Brent and U.S. crude found early support from positive U.S. manufacturing data and disruptions to Libyan exports. A short flurry in activity saw volume spike and crude prices jump 80 cents between 10:35 a.m. EDT (1435 GMT) and 10:37 a.m.

Market watchers tied the sudden move to weakness in the dollar after the U.S. Commerce Department reported a bigger-than-expected decline in U.S. new home sales to the lowest in nine months. CME Group said there was nothing unusual or irregular about the trades.

Gasoline prices shot up after energy intelligence provider Genscape reported the shutdown of a 70,000 barrel per day (bpd) fluid catalytic cracking unit at Irving Oil’s 300,000 bpd St. John refinery in New Brunswick, Canada.

Irving confirmed the unit had been shut for unplanned maintenance, and trade sources said it could be down for a week.

Brent crude was up $1.09 at $110.99 a barrel by 1:06 p.m. EDT, off earlier highs of $111.23 a barrel.

U.S. crude rose $1.68 to $106.71 a barrel, off a session peak of $106.94 and narrowing the contract’s discount to Brent to $4.29 a barrel.

Brent trading volumes were 8 percent below their 30-day moving average at just under 500,000 contracts, while U.S. crude was nearly 40 percent below that average at 370,000 contracts.

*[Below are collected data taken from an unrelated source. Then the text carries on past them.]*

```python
def bn_train_fwd(x, gamma, beta, rmean, rvar, residual=None, relu=True, momentum=0.9, eps=1e-5,
                 partial=None, want_mask=False, sync=False, apply=True):
    Cch = x.shape[-1]
    M = x.numel() // Cch
    dev = x.device
    stats = torch.empty(4, Cch, dtype=torch.float32, device=dev)
    lib, st, dtc = _lib(), L.stream(), L.dt(x)
    if partial is None:
        nb = _bn_blocks(M, Cch)
        rpb = -(-M // nb)
        nb = -(-M // rpb)
        partial = torch.empty(bn_partial_floats(nb, Cch, True), dtype=torch.float32, device=dev)
        L.check(lib.passl_hip_bn_stats(L.ptr(x), L.ptr(partial), M, Cch, nb, dtc, st), 'bn_stats')
    else:
        partial, nb = partial
        rpb = 128
    if sync:
        mom = torch.empty(3, Cch, dtype=torch.float64, device=dev)
        L.check(lib.passl_hip_bn_moments(L.ptr(partial), nb, M, Cch, rpb, L.ptr(mom), st), 'bn_moments')
        mom_all = _gather_doubles(mom)
        L.check(lib.passl_hip_bn_finalize_moments(L.ptr(mom_all), mom_all.shape[0], Cch, L.ptr(gamma), L.ptr(beta),
                                                  L.ptr(rmean), L.ptr(rvar), momentum, eps, L.ptr(stats[0]),
                                                  L.ptr(stats[1]), L.ptr(stats[2]), L.ptr(stats[3]), L.stream()),
                'bn_finalize_moments')
    else:
        L.check(lib.passl_hip_bn_finalize(L.ptr(partial), nb, M, Cch, rpb, L.ptr(gamma), L.ptr(beta),
                                          L.ptr(rmean), L.ptr(rvar), momentum, eps,
                                          L.ptr(stats[0]), L.ptr(stats[1]), L.ptr(stats[2]),
                                          L.ptr(stats[3]), st), 'bn_finalize')
    if not apply:
        return None, stats, None
    z = torch.empty_like(x)
    mask = torch.empty(x.numel() // 8, dtype=torch.uint8, device=dev) if (want_mask and relu) \
        else None
    L.check(lib.passl_hip_bn_apply(L.ptr(x), L.ptr(stats[2]), L.ptr(stats[3]), L.ptr(residual),
                                   L.ptr(z), L.ptr(mask), M, Cch, 1 if relu else 0, dtc, L.stream()),
            'bn_apply')
    return z, stats, mask


def bn_apply(x, scale, shift, residual=None, relu=False, out=None):
    Cch = x.shape[-1]
    M = x.numel() // Cch
    z = torch.empty_like(x) if out is None else out
    L.check(_lib().passl_hip_bn_apply(L.ptr(x), L.ptr(scale), L.ptr(shift), L.ptr(residual),
                                      L.ptr(z), None, M, Cch, 1 if relu else 0, L.dt(x),
                                      L.stream()), 'bn_apply')
    return z


def bn_bwd(dz, z, x, gamma, mean, invstd, dgamma, dbeta, relu=True, want_dres=False,
           scale=None, shift=None, fused=None, sync=False, defer=False):
    Cch = x.shape[-1]
    M = x.numel() // Cch
    dev = x.device
    coef = torch.empty(3 * Cch, dtype=torch.float32, device=dev)
    lib, st, dtc = _lib(), L.stream(), L.dt(x)
    r = int(relu)
    zp = L.ptr(z) if r in (1, 3) else None
    if fused is not None:
        partial, nb = fused
        r, zp = 0, None
    else:
        nb = _bn_blocks(M, Cch, cap=768)
        partial = torch.empty(bn_partial_floats(nb, Cch, False), dtype=torch.float32, device=dev)
        L.check(lib.passl_hip_bn_bwd_reduce(L.ptr(dz), zp, L.ptr(x), L.ptr(mean), L.ptr(invstd),
                                            L.ptr(scale), L.ptr(shift), L.ptr(partial), M, Cch, nb, r,
                                            dtc, st), 'bn_bwd_reduce')
    if sync:
        import torch.distributed as dist
# ... 886 lines not shown
```

passl_amd/modeling/backbones/resnet.py:

```python
import torch
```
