struct PeDgradParams {
    const float* dy; const bf16* Bp; const float* y; const float* stat; const float* gamma; const float* beta; int act;
    float* dz; float* part;
    int H, W, Cout, tiles_per_img, total_tiles, tiles_per_block;
};
constexpr int PED_N = 48, PED_BM = 128;
__device__ __host__ __forceinline__ int ped_taps_before(int cls) { return cls == 0 ? 0 : cls == 1 ? 1 : cls == 2 ? 3 : 5; }
__global__ __launch_bounds__(256) void pe_dgrad_pack_kernel(const float* __restrict__ Wt, int64_t ldw, int Cout, bf16* __restrict__ out) {
    const int c4n = Cout / 4, total = PED_N * 9 * c4n;
    for (int i = blockIdx.x * blockDim.x + threadIdx.x; i < total; i += gridDim.x * blockDim.x) {
        const int co = (i % c4n) * 4, u = (i / c4n) % 9, c = i / (9 * c4n);
        const int cls = u < 1 ? 0 : u < 3 ? 1 : u < 5 ? 2 : 3, t = u - ped_taps_before(cls);
        const int py = cls >> 1, px = cls & 1, nx = 1 + px, ty = t / nx, tx = t % nx;
        const int ky = py ? (ty ? 0 : 2) : 1, kx = px ? (tx ? 0 : 2) : 1;
        const int Kc = Cout * (1 + py) * (1 + px);
        const f32x4 v = *reinterpret_cast<const f32x4*>(Wt + (int64_t)((ky * 3 + kx) * PED_N + c) * ldw + co);
        bf16x4 p1, p2, p3;
#pragma unroll
        for (int j = 0; j < 4; ++j) {
            bf16 s1_, s2_, s3_;
            gg_split3_rne(v[j], s1_, s2_, s3_);
            p1[j] = s1_; p2[j] = s2_; p3[j] = s3_;
        }
        bf16* q = out + (int64_t)3 * PED_N * Cout * ped_taps_before(cls) + (int64_t)c * Kc + t * Cout + co;
        *reinterpret_cast<bf16x4*>(q) = p1; *reinterpret_cast<bf16x4*>(q + PED_N * Kc) = p2; *reinterpret_cast<bf16x4*>(q + 2 * PED_N * Kc) = p3;
    }
}
__global__ __launch_bounds__(256) void pe_dgrad_split3_kernel(PeDgradParams p) {
    constexpr int BM = PED_BM, BN = PED_N, TM = 2, TN = 3, LDT = BN + 4;
    constexpr int TA = BM * S3_SK, TB = BN * S3_SK;
    constexpr int CPR = BN / 4, RPP = 256 / CPR, NR = (BM + RPP - 1) / RPP;
    extern __shared__ __attribute__((aligned(16))) bf16 s3mem[];
    bf16* const Abuf = s3mem;
    bf16* const Bbuf = s3mem + 3 * TA;
    float* const Ct = reinterpret_cast<float*>(s3mem);
    const int lane = threadIdx.x & 63, wave = __builtin_amdgcn_readfirstlane(threadIdx.x >> 6);
    const int lr = lane & 15, lg = lane >> 4;
    const int H0 = p.H >> 1, W0 = p.W >> 1, npc = H0 * W0, spt = p.Cout >> 5;
    const int dchunk = (lane & 3) ^ s3_swz(lane >> 4);
    const int kq = threadIdx.x & 7, arow = threadIdx.x >> 3;
    int ldsA[4];
#pragma unroll
    for (int j = 0; j < 4; ++j) {
        const int row = arow + 32 * j;
        ldsA[j] = row * S3_SK + (((kq >> 1) ^ s3_swz((row >> 2) & 3)) << 3) + ((kq & 1) << 2);
    }
    const int fslot = (lg ^ s3_swz((lr >> 2) & 3)) * 8;
    const int a_off = (wave * 32 + lr) * S3_SK + fslot, b_off = lr * S3_SK + fslot;
    const int chunk = threadIdx.x % CPR, r0 = threadIdx.x / CPR, c0 = chunk * 4;
    const bool elive = r0 < RPP;
    const f32x4 mu = *reinterpret_cast<const f32x4*>(p.stat + c0), rstd = *reinterpret_cast<const f32x4*>(p.stat + BN + c0);
    const f32x4 ga = *reinterpret_cast<const f32x4*>(p.gamma + c0), be = *reinterpret_cast<const f32x4*>(p.beta + c0);
    f32x4 ssum = {0.f, 0.f, 0.f, 0.f}, qsum = ssum;
    auto split2 = [&](const f32x4& v, int e0, bf16x4& p1, bf16x4& p2, bf16x4& p3) {
#pragma unroll
        for (int e = e0; e < e0 + 2; ++e) {
            bf16 s1_, s2_, s3_;
            gg_split3_rne(v[e], s1_, s2_, s3_);
            p1[e] = s1_; p2[e] = s2_; p3[e] = s3_;
        }
    };
    const int lid = gg_xcd_remap(blockIdx.x, gridDim.x);
    const int t_begin = lid * p.tiles_per_block, t_end = min(t_begin + p.tiles_per_block, p.total_tiles);
    for (int tile = t_begin; tile < t_end; ++tile) {
        const int img = tile / (4 * p.tiles_per_img), rem = tile - img * 4 * p.tiles_per_img;
        const int tin = rem >> 2, cls = rem & 3, py = cls >> 1, px = cls & 1, nx = 1 + px;
        const int Kc = p.Cout * (1 + py) * nx, nk = spt * (1 + py) * nx;
        const int q0 = tin * BM;
        const __amdgpu_buffer_rsrc_t rsA = __builtin_amdgcn_make_buffer_rsrc((void*)(p.dy + (int64_t)img * npc * p.Cout), 0, (int)((unsigned)npc * (unsigned)p.Cout * 4u), 0x00020000);
        unsigned voffA[4];
        bool yin[4], xin[4];
#pragma unroll
        for (int j = 0; j < 4; ++j) {
            const int q = q0 + arow + 32 * j, m = q / W0, n = q - m * W0;
            voffA[j] = q < npc ? (unsigned)q * (unsigned)p.Cout * 4u + kq * 16u : 0xFFFFFFF0u;
            yin[j] = m + 1 < H0; xin[j] = n + 1 < W0;
        }
        __amdgpu_buffer_rsrc_t rsB[3];
#pragma unroll
        for (int i = 0; i < 3; ++i)
            rsB[i] = __builtin_amdgcn_make_buffer_rsrc((void*)(p.Bp + (int64_t)3 * BN * p.Cout * ped_taps_before(cls) + (int64_t)i * BN * Kc), 0, (int)((unsigned)BN * (unsigned)Kc * 2u), 0x00020000);
        const unsigned voffB = (unsigned)(wave * 16 + (lane >> 2)) * (unsigned)Kc * 2u + dchunk * 16u;
        auto issue_b = [&](int st) {
            if (wave < BN / 16 && st < nk) {
                bf16* const base = Bbuf + (st & 1) * 3 * TB;
#pragma unroll
                for (int i = 0; i < 3; ++i)
                    __builtin_amdgcn_raw_ptr_buffer_load_lds(rsB[i], (__attribute__((address_space(3))) void*)(base + i * TB + wave * 512), 16, (int)voffB, st * S3_SK * 2, 0, 0);
            }
        };
        auto load_a1 = [&](int st, int j) -> f32x4 {
            const int t = st / spt, kk = (st - t * spt) * S3_SK, ty = t / nx, tx = t - ty * nx;
            const bool dyv = py && ty, dxv = px && tx;
            const int soff = (((int)dyv * W0 + (int)dxv) * p.Cout + kk) * 4;
            const bool ok = st < nk && (!dyv || yin[j]) && (!dxv || xin[j]);
            return __builtin_bit_cast(f32x4, __builtin_amdgcn_raw_buffer_load_b128(rsA, (int)(ok ? voffA[j] : 0xFFFFFFF0u), soff, 0));
        };
        auto load_a = [&](int st, f32x4 (&r)[4]) {
#pragma unroll
            for (int j = 0; j < 4; ++j) r[j] = load_a1(st, j);
        };
        f32x4 acc[TN][TM], accs[TN][TM];
#pragma unroll
        for (int i = 0; i < TN; ++i)
#pragma unroll
            for (int j = 0; j < TM; ++j) acc[i][j] = accs[i][j] = (f32x4){0.f, 0.f, 0.f, 0.f};
        f32x4 ra[2][4];
        issue_b(0);
        load_a(0, ra[0]);
        load_a(1, ra[1]);
        wait_vm<4>();
        {
            bf16x4 p1, p2, p3;
#pragma unroll
            for (int j = 0; j < 4; ++j) {
                split2(ra[0][j], 0, p1, p2, p3); split2(ra[0][j], 2, p1, p2, p3);
                *reinterpret_cast<bf16x4*>(Abuf + ldsA[j]) = p1; *reinterpret_cast<bf16x4*>(Abuf + TA + ldsA[j]) = p2; *reinterpret_cast<bf16x4*>(Abuf + 2 * TA + ldsA[j]) = p3;
            }
        }
        load_a(2, ra[0]);
        auto stage = [&](int s, f32x4 (&rnext)[4]) {
            const bf16* const curB = Bbuf + (s & 1) * 3 * TB;
            wait_vm<4>();
            asm volatile("s_waitcnt lgkmcnt(0)" ::: "memory");
            __builtin_amdgcn_s_barrier();
            issue_b(s + 1);
            bf16x8 xf[3][TM], wf[3][TN];
#pragma unroll
            for (int pl = 0; pl < 3; ++pl)
#pragma unroll
                for (int mt = 0; mt < TM; ++mt) xf[pl][mt] = *reinterpret_cast<const bf16x8*>(Abuf + pl * TA + a_off + mt * 16 * S3_SK);
            auto rd_b1 = [&](int pl, int nt) { wf[pl][nt] = *reinterpret_cast<const bf16x8*>(curB + pl * TB + b_off + nt * 16 * S3_SK); };
#pragma unroll
            for (int t = 0; t < TN; ++t) rd_b1(2, t);
            asm volatile("s_waitcnt lgkmcnt(0)" ::: "memory");
            __builtin_amdgcn_s_barrier();
            bf16x4 p1, p2, p3;
            constexpr int PA[6] = {0, 1, 2, 0, 1, 0}, PB[6] = {2, 1, 0, 1, 0, 0};
#pragma unroll
            for (int g = 0; g < 6; ++g) {
#pragma unroll
                for (int nt = 0; nt < TN; ++nt) {
#pragma unroll
                    for (int mt = 0; mt < TM; ++mt) {
                        if (g < 5) accs[nt][mt] = __builtin_amdgcn_mfma_f32_16x16x32_bf16(wf[PB[g]][nt], xf[PA[g]][mt], accs[nt][mt], 0, 0, 0);
                        else acc[nt][mt] = __builtin_amdgcn_mfma_f32_16x16x32_bf16(wf[PB[g]][nt], xf[PA[g]][mt], acc[nt][mt], 0, 0, 0);
                    }
                    constexpr int Q = 6 * TN;
                    const int qi = g * TN + nt;
                    if (g < 2 && 2 * nt < TN) { rd_b1(1 - g, 2 * nt); if (2 * nt + 1 < TN) rd_b1(1 - g, 2 * nt + 1); }
                    if ((qi * 12) % Q < 12) {
                        const int ms = (qi * 12) / Q, jj = ms / 3, part = ms % 3;
                        if (part < 2) split2(rnext[jj], 2 * part, p1, p2, p3);
                        else {
                            *reinterpret_cast<bf16x4*>(Abuf + ldsA[jj]) = p1;
                            *reinterpret_cast<bf16x4*>(Abuf + TA + ldsA[jj]) = p2;
                            *reinterpret_cast<bf16x4*>(Abuf + 2 * TA + ldsA[jj]) = p3;
                            rnext[jj] = load_a1(s + 3, jj);
                        }
                    }
                    __builtin_amdgcn_sched_barrier(0);
                }
            }
        };
        for (int s = 0; s < nk; s += 2) {
            stage(s, ra[1]);
            if (s + 1 < nk) stage(s + 1, ra[0]);
        }
        wait_vm<0>();
        f32x4 yv[NR];
        int64_t pix[NR];
#pragma unroll
        for (int i = 0; i < NR; ++i) {
            const int rr = r0 + i * RPP, q = q0 + rr;
            const bool on = elive && rr < BM && q < npc;
            const int m = on ? q / W0 : 0, n = on ? q - m * W0 : 0;
            pix[i] = on ? ((int64_t)img * p.H + 2 * m + py) * p.W + 2 * n + px : -1;
            yv[i] = on ? *reinterpret_cast<const f32x4*>(p.y + pix[i] * BN + c0) : (f32x4){0.f, 0.f, 0.f, 0.f};
        }
        asm volatile("s_waitcnt lgkmcnt(0)" ::: "memory");
        __builtin_amdgcn_s_barrier();
#pragma unroll
        for (int nt = 0; nt < TN; ++nt)
#pragma unroll
            for (int mt = 0; mt < TM; ++mt)
                *reinterpret_cast<f32x4*>(Ct + (wave * 32 + mt * 16 + lr) * LDT + nt * 16 + lg * 4) = acc[nt][mt] + accs[nt][mt];
        __syncthreads();
#pragma unroll
        for (int i = 0; i < NR; ++i) {
            if (pix[i] < 0) continue;
            const f32x4 a = *reinterpret_cast<const f32x4*>(Ct + (r0 + i * RPP) * LDT + c0);
            const f32x4 xh = (yv[i] - mu) * rstd;
            f32x4 o;
#pragma unroll
            for (int j = 0; j < 4; ++j) o[j] = a[j] * gg_act_grad_f32(fmaf(ga[j], xh[j], be[j]), p.act);
            ssum += o;
            qsum += o * xh;
            __builtin_nontemporal_store(o, reinterpret_cast<f32x4*>(p.dz + pix[i] * BN + c0));
        }
        __syncthreads();
    }
    if (elive) {
        *reinterpret_cast<f32x4*>(Ct + (r0 * 2 + 0) * BN + c0) = ssum;
        *reinterpret_cast<f32x4*>(Ct + (r0 * 2 + 1) * BN + c0) = qsum;
    }
    __syncthreads();
    if (threadIdx.x < 2 * BN) {
        float t = 0.f;
        for (int k = 0; k < RPP; ++k) t += Ct[k * 2 * BN + threadIdx.x];
        p.part[(int64_t)blockIdx.x * 2 * BN + threadIdx.x] = t;
    }
}

__global__ __launch_bounds__(256) void split3_kernel(const float* __restrict__ x, int64_t rows, int cols, int64_t ldx, bf16* __restrict__ out) {
    const int64_t n4 = rows * (cols / 4);
    const int64_t plane = rows * cols;
    for (int64_t i = blockIdx.x * (int64_t)blockDim.x + threadIdx.x; i < n4; i += (int64_t)gridDim.x * blockDim.x) {
        const int64_t r = i / (cols / 4);
        const int c = (int)(i - r * (cols / 4)) * 4;
        const f32x4 v = *reinterpret_cast<const f32x4*>(x + r * ldx + c);
        bf16x4 p1, p2, p3;
#pragma unroll
        for (int j = 0; j < 4; ++j) {
            bf16 s1_, s2_, s3_;
            gg_split3_rne(v[j], s1_, s2_, s3_);
            p1[j] = s1_; p2[j] = s2_; p3[j] = s3_;
        }
        *reinterpret_cast<bf16x4*>(out + r * cols + c) = p1;
        *reinterpret_cast<bf16x4*>(out + plane + r * cols + c) = p2;
        *reinterpret_cast<bf16x4*>(out + 2 * plane + r * cols + c) = p3;
    }
}

}

extern "C" int gg_split3_bf16(const float* x, int64_t rows, int cols, int64_t ldx, void* planes, void* stream) {
    GG_CHECK(x && planes && rows > 0 && cols > 0 && (cols & 3) == 0 && (ldx & 3) == 0 && ldx >= cols && ((uintptr_t)x & 15) == 0 && ((uintptr_t)planes & 7) == 0,
             "gg_split3_bf16: bad args (cols %% 4, ldx %% 4, 16-byte aligned x)");
    GG_PROF(GG_CAT_MOVE, 0, 10.0 * rows * cols, stream);
    const int64_t n4 = rows * (cols / 4);
    hipLaunchKernelGGL(split3_kernel, dim3((unsigned)std::min<int64_t>(gg_cdiv(n4, 256), 16384)), dim3(256), 0, (hipStream_t)stream, x, rows, cols, ldx, (bf16*)planes);
    GG_LAUNCH_CHECK();
    return 0;
}

static GgSplit3Route split3_planes_route(int M, int N) {
    const bool big = M > 128;
    GgSplit3Route r;
    r.kernel = big ? GG_SPLIT3_ROUTE_PLANES_256 : GG_SPLIT3_ROUTE_PLANES_128;
    r.tile_n = S3_BN; r.epilogue = 0; r.mapped = 0;
    r.tilesM = (int)gg_cdiv(M, big ? 256 : 128); r.tilesN = (int)gg_cdiv(N, S3_BN);
    r.lds_bytes = big ? (int64_t)2 * 3 * (256 + 128) * S3_SK * sizeof(bf16) : (int64_t)3 * S3_STAGE * sizeof(bf16);
    return r;
}
static int split3_launch(Split3Params& p, void* stream) {
    const int M = p.M, N = p.N, K = p.K;
    const GgSplit3Route r = split3_planes_route(M, N);
    void (*kern)(Split3Params) = r.kernel == GG_SPLIT3_ROUTE_PLANES_256 ? gemm_nt_split3_kernel<256, 128, 4, 2, 2> : gemm_nt_split3_kernel<128, 128, 2, 4, 3>;
    p.tilesM = r.tilesM; p.tilesN = r.tilesN;
    const size_t lds = (size_t)r.lds_bytes;
    GG_TRY(gg_allow_lds_160k(reinterpret_cast<const void*>(kern)));
    const double mn = (double)M * N;
    GG_PROF(GG_CAT_GEMM | GG_CAT_SPLIT_FLAG, 2.0 * M * (double)N * K,
            6.0 * ((double)M * K + (double)N * K) + 4.0 * mn * ((p.C != nullptr) + (p.preact != nullptr) + (p.residual != nullptr) + (p.dact_preact != nullptr)) +
                (p.c_planes ? 6.0 * mn : 0.0), stream);
    hipLaunchKernelGGL(kern, dim3((unsigned)(p.tilesM * p.tilesN)), dim3(512), lds, (hipStream_t)stream, p);
    GG_LAUNCH_CHECK();
    return 0;
}

static int split3_planes_check(const GgSplit3Args* a) {
    GG_CHECK(a && a->a_planes && a->b_planes && (a->C || a->c_planes) && a->M > 0 && a->N > 0 && a->K > 0, "gg_gemm_nt_split3: null pointer / bad shape");
    GG_CHECK((a->K & 7) == 0 && (a->lda & 7) == 0 && (a->ldb & 7) == 0 && a->lda >= a->K && a->ldb >= a->K, "gg_gemm_nt_split3: K, lda, ldb must be multiples of 8, ld >= K");
    GG_CHECK(((uintptr_t)a->a_planes & 15) == 0 && ((uintptr_t)a->b_planes & 15) == 0 && ((uintptr_t)a->C & 15) == 0 && ((uintptr_t)a->c_planes & 7) == 0,
             "gg_gemm_nt_split3: alignment");
    GG_CHECK((int64_t)256 * a->lda * 2 < ((int64_t)1 << 31) && (int64_t)256 * a->ldb * 2 < ((int64_t)1 << 31), "gg_gemm_nt_split3: row pitch too large");
    GG_CHECK((!a->C || a->ldc >= a->N) && (!a->c_planes || a->ldp >= a->N) && (!a->residual || a->ldr >= a->N), "gg_gemm_nt_split3: leading dimension too small");
    GG_CHECK((!a->preact && !a->dact_preact) || a->ldc >= a->N, "gg_gemm_nt_split3: preact / dact_preact use ldc");
    GG_CHECK(!a->rowscale || a->rows_per_scale > 0, "gg_gemm_nt_split3: rowscale needs rows_per_scale");
    GG_CHECK(!(a->dact_preact && a->act), "gg_gemm_nt_split3: act and dact_preact are exclusive");
    GG_CHECK(!a->groups_dev && !a->a_map && !a->c_map, "gg_gemm_nt_split3: row compaction is a form of gg_gemm_nt_split3_af32 only");
    return 0;
}
extern "C" int gg_gemm_nt_split3_ex(const GgSplit3Args* a, void* stream) {
    GG_TRY(split3_planes_check(a));
    Split3Params p;
    p.a_stat = p.a_gamma = p.a_beta = nullptr; p.a_act = 0;
    p.A = (const bf16*)a->a_planes; p.lda = a->lda; p.plane_a = (int64_t)a->M * a->lda; p.Af = nullptr; p.ldaf = 0;
    p.B = (const bf16*)a->b_planes; p.ldb = a->ldb; p.plane_b = (int64_t)a->N * a->ldb;
    p.C = a->C; p.ldc = a->ldc ? a->ldc : a->N; p.bias = a->bias; p.M = a->M; p.N = a->N; p.K = a->K;
    p.act = a->act; p.preact = a->preact; p.rowscale = a->rowscale; p.rows_per_scale = a->rows_per_scale; p.residual = a->residual; p.ldr = a->ldr;
    p.dact_preact = a->dact_preact; p.dact = a->dact; p.c_planes = (bf16*)a->c_planes; p.ldp = a->ldp; p.colstats = nullptr;
// ... 143 lines not shown
    GG_TRY(split3_af32_check(a, (const float*)a->a_planes, a->lda, with_colstats != 0, pro != 0));
    return split3_af32_route(a, with_colstats != 0, pro != 0, *out);
}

September U.S. gasoline futures was up 4.74 cents at $3.0122 a gallon. The premium of the September contract to the October contracts, which blew out to 14.08 cents from 12.64 cents on Thursday right after the first reports of the Irving refinery outage, traded at to 13.70 cents.

Oil markets have mostly been in a $5 range for the last eight weeks, with Brent swinging between $105 and $110 per barrel since early July and U.S. crude between $103 and $108.

Prices are apt to move from one side to another rapidly the longer the market stays in a range, said Gene McGillian, an analyst with Tradition Energy in Stamford, Connecticut.

Light trading volume during summer added to the volatility.

“During vacation time when you have light volume, you do get exaggerated price moves. You can push it a lot further a lot faster,” he said.

Libya’s largest crude oil export terminal, Es Sider, and the oil port of Zueitina remain closed, Deputy Oil Minister Omar Shakmak said, although some improvement was seen at other ports. The outages are the worst disruption of Libya’s oil sector since the 2011 civil war.